• _The task_
Repeat the line that contains "if (h >= a.hn) return;" exactly, along with each following line up to and including the last line of the entries.

Data records
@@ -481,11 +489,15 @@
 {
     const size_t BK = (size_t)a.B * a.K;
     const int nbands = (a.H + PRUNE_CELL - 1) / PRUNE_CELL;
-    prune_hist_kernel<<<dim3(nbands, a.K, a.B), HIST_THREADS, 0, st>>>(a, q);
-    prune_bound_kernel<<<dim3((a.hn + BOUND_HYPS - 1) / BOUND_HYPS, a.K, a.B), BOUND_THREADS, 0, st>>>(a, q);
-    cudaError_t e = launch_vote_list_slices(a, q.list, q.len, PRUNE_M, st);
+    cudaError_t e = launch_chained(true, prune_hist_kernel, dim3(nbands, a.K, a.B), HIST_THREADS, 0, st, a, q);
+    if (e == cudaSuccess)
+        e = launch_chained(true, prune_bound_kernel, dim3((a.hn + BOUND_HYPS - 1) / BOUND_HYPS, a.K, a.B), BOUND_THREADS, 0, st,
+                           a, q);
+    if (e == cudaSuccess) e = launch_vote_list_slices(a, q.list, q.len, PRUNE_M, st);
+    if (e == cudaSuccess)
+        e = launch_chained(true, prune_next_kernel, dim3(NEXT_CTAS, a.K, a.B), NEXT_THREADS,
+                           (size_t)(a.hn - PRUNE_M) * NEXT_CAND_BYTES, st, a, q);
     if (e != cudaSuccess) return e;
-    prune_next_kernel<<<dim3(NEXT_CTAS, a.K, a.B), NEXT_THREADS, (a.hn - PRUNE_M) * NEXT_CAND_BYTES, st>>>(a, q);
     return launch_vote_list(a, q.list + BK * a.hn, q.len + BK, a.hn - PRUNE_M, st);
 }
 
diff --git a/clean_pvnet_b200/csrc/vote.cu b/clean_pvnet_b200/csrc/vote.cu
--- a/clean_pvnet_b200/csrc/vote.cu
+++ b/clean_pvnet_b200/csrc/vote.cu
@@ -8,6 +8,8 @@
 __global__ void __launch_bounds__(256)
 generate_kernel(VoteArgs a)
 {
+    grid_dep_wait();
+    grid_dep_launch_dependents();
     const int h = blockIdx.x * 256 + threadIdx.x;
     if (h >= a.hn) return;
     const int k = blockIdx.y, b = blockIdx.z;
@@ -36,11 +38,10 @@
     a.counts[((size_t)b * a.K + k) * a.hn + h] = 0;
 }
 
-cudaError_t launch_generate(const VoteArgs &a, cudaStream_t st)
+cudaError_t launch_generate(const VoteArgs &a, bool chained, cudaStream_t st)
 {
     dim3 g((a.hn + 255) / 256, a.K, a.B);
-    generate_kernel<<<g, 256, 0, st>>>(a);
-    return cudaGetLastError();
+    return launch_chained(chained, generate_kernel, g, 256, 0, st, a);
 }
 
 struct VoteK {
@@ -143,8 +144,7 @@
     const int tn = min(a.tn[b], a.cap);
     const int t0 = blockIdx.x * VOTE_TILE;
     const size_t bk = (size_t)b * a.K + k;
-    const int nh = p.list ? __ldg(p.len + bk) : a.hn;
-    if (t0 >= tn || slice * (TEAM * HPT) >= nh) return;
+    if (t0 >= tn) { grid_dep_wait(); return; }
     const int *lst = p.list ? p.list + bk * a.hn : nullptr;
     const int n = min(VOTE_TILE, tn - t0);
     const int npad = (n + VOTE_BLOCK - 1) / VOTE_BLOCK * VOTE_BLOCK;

• _Exercise solution_
     if (h >= a.hn) return;
     const int k = blockIdx.y, b = blockIdx.z;
@@ -36,11 +38,10 @@
     a.counts[((size_t)b * a.K + k) * a.hn + h] = 0;
 }
 
-cudaError_t launch_generate(const VoteArgs &a, cudaStream_t st)
+cudaError_t launch_generate(const VoteArgs &a, bool chained, cudaStream_t st)
 {
     dim3 g((a.hn + 255) / 256, a.K, a.B);
-    generate_kernel<<<g, 256, 0, st>>>(a);
-    return cudaGetLastError();
+    return launch_chained(chained, generate_kernel, g, 256, 0, st, a);
 }
 
 struct VoteK {
@@ -143,8 +144,7 @@
     const int tn = min(a.tn[b], a.cap);
     const int t0 = blockIdx.x * VOTE_TILE;
     const size_t bk = (size_t)b * a.K + k;
-    const int nh = p.list ? __ldg(p.len + bk) : a.hn;
-    if (t0 >= tn || slice * (TEAM * HPT) >= nh) return;
+    if (t0 >= tn) { grid_dep_wait(); return; }
     const int *lst = p.list ? p.list + bk * a.hn : nullptr;
     const int n = min(VOTE_TILE, tn - t0);
     const int npad = (n + VOTE_BLOCK - 1) / VOTE_BLOCK * VOTE_BLOCK;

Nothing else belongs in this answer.